Una de las torres inclinadas de la Plaza de Castilla de Madrid, con el logo de Bankia. (Fuente: ultimahora) |
En castizo podríamos decir que, a menudo, el árbol no nos deja ver el bosque.
En la crisis bancaria, o así, a la que parece que estamos asistiendo, se oyen muchas opiniones para todos los gustos. Desde las diatribas dialécticas extremistas contra los explotadores y los ricos de este mundo, hasta las acusaciones a los políticos que han manipulado a muchas instituciones según sus propios intereses (particulares o partidistas). Con muchos matices intermedios.
Pero encuentro a faltar un recordatorio, una llamada de atención, que ponga el énfasis en que lo realmente importante para los Bancos (y las Cajas de Ahorro) debería ser centrarse en su negocio, en el núcleo de su razón de existir. Un negocio (y un modelo) que muchas veces se ha abandonado o incluso traicionado, persiguiendo otros objetivos no siempre confesables. Es el Negocio, estúpidos. Cuando una entidad va mal, hay que analizar si su Negocio (el básico, el core) funciona correctamente o no. Si no funciona, malo, malo. Y también, si acaso, si han abandonado ese negocio central, persiguiendo quimeras financieras y codicias de corto plazo. En este caso, toca reprender a los gestores.
Hablaré de los Bancos en general, pero creo que muchos de los temas y problemas son comunes con las Cajas de Ahorro (aunque hoy ya todas están prácticamente bancarizadas, salvo lo que quede, si queda algo, de su Obra Social).
Un Banco es una empresa. Como todas las empresas, su objetivo es vender bienes o servicios a otras empresas o a particulares, que pagan dinero por ellos. Hay empresas que fabrican automóviles, hay otras que nos suministran electricidad a los hogares o industrias, hay otras que nos preparan comidas (para ahorrarnos tiempo o para aumentar el placer), e incluso otras que nos dan servicios de asesoría de cualquier tipo, o que nos ofrecen transportarnos a otros lugares en tren, en avión o en barco. Para todas ellas su razón de ser son sus clientes: las personas o empresas que están dispuestas a pagar un cierto precio (habitualmente definido por un equilibrio de oferta y demanda, por unas condiciones de competencia de mercado o por una regulación gubernamental) a cambio de los bienes o servicios que esas empresas pueden proporcionar.
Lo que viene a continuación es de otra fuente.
# uber-research/UPSNet

Hardware: AMD Instinct MI355X
Metric: images/sec (whole node), UPSNet-50 1024x2048 (higher is better)
Workload: dtype f32

## Files before the change

upsnet_amd/csrc/conv_wino36.hip:

```cpp
#include <cstdlib>
#include <type_traits>
#include "conv_params.h"
#include "upsnet_hip.h"

#define W36_TM 32
#define W36_TN 64
#define W36_PTS 36
#define W36_VBUF (W36_PTS * 4 * W36_TM * 16)
#define W36_BSTEP (2 * W36_TN * 16)
#define W36_STEPS (2 * W36_PTS)
#define W36_XCH (16 * W36_PTS * 64 * 4)
#define W36_RING 3

typedef unsigned w36_uintx4 __attribute__((ext_vector_type(4)));

#define W36_BT(D0, D1, D2, D3, D4, D5)                                                                               \
    {                                                                                                                \
        const float a0_ = D0, a1_ = D1, a2_ = D2, a3_ = D3, a4_ = D4, a5_ = D5;                                       \
        const float e1_ = __builtin_fmaf(-2.25f, a2_, a4_), o1_ = __builtin_fmaf(-2.25f, a1_, a3_);                   \
        const float e3_ = __builtin_fmaf(-0.5625f, a2_, a4_), o3_ = __builtin_fmaf(-0.5625f, a1_, a3_);               \
        D0 = __builtin_fmaf(1.265625f, a0_, __builtin_fmaf(-2.8125f, a2_, a4_));                                     \
        D1 = __builtin_fmaf(0.75f, o1_, e1_);                                                                        \
        D2 = __builtin_fmaf(-0.75f, o1_, e1_);                                                                       \
        D3 = __builtin_fmaf(1.5f, o3_, e3_);                                                                         \
        D4 = __builtin_fmaf(-1.5f, o3_, e3_);                                                                        \
        D5 = __builtin_fmaf(1.265625f, a1_, __builtin_fmaf(-2.8125f, a3_, a5_));                                     \
    }
#define W36_AT(M0, M1, M2, M3, M4, M5, Y0, Y1, Y2, Y3)                                                               \
    {                                                                                                                \
        const float s1_ = (M1) + (M2), d1_ = (M1) - (M2), s2_ = (M3) + (M4), d2_ = (M3) - (M4);                      \
        Y0 = ((M0) + s1_) + s2_;                                                                                     \
        Y1 = __builtin_fmaf(1.5f, d2_, 0.75f * d1_);                                                                 \
        Y2 = __builtin_fmaf(2.25f, s2_, 0.5625f * s1_);                                                              \
        Y3 = __builtin_fmaf(3.375f, d2_, __builtin_fmaf(0.421875f, d1_, (M5)));                                      \
    }
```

La singularidad de los Bancos es que lo que suministran es dinero. Y, curiosamente, dinero a cambio de dinero. Es decir, el dinero también tiene un precio, como el resto de recursos necesarios para llevar adelante cualquier actividad humana. Un precio que, por cierto, puede variar en función de muchos y variados factores.
Desde este punto de vista, los clientes de los Bancos son aquellos particulares y empresas a quien el Banco ha vendido dinero (a cambio de un cierto precio). A diferencia de otras operaciones de compra/venta, que se realizan puntualmente y se pagan en el acto (asumamos esta simplificación), la venta de dinero es una operación de largo plazo. Para quien vende un coche a un particular, la transacción termina en cuanto el cliente lo paga. A partir de ahí, a ese cliente intentará velarlo y atenderlo el Servicio Técnico, para asegurar un mantenimiento correcto que garantice su utilización en las mejores condiciones. Para que el cliente quede satisfecho de su compra. Pero para el fabricante, ese cliente deja de serlo en cuanto lo ha pagado, y sólo intentará mantener la relación con él, por la esperanza de que pueda volver a comprar un coche nuevo (de la misma marca) en el plazo de unos años.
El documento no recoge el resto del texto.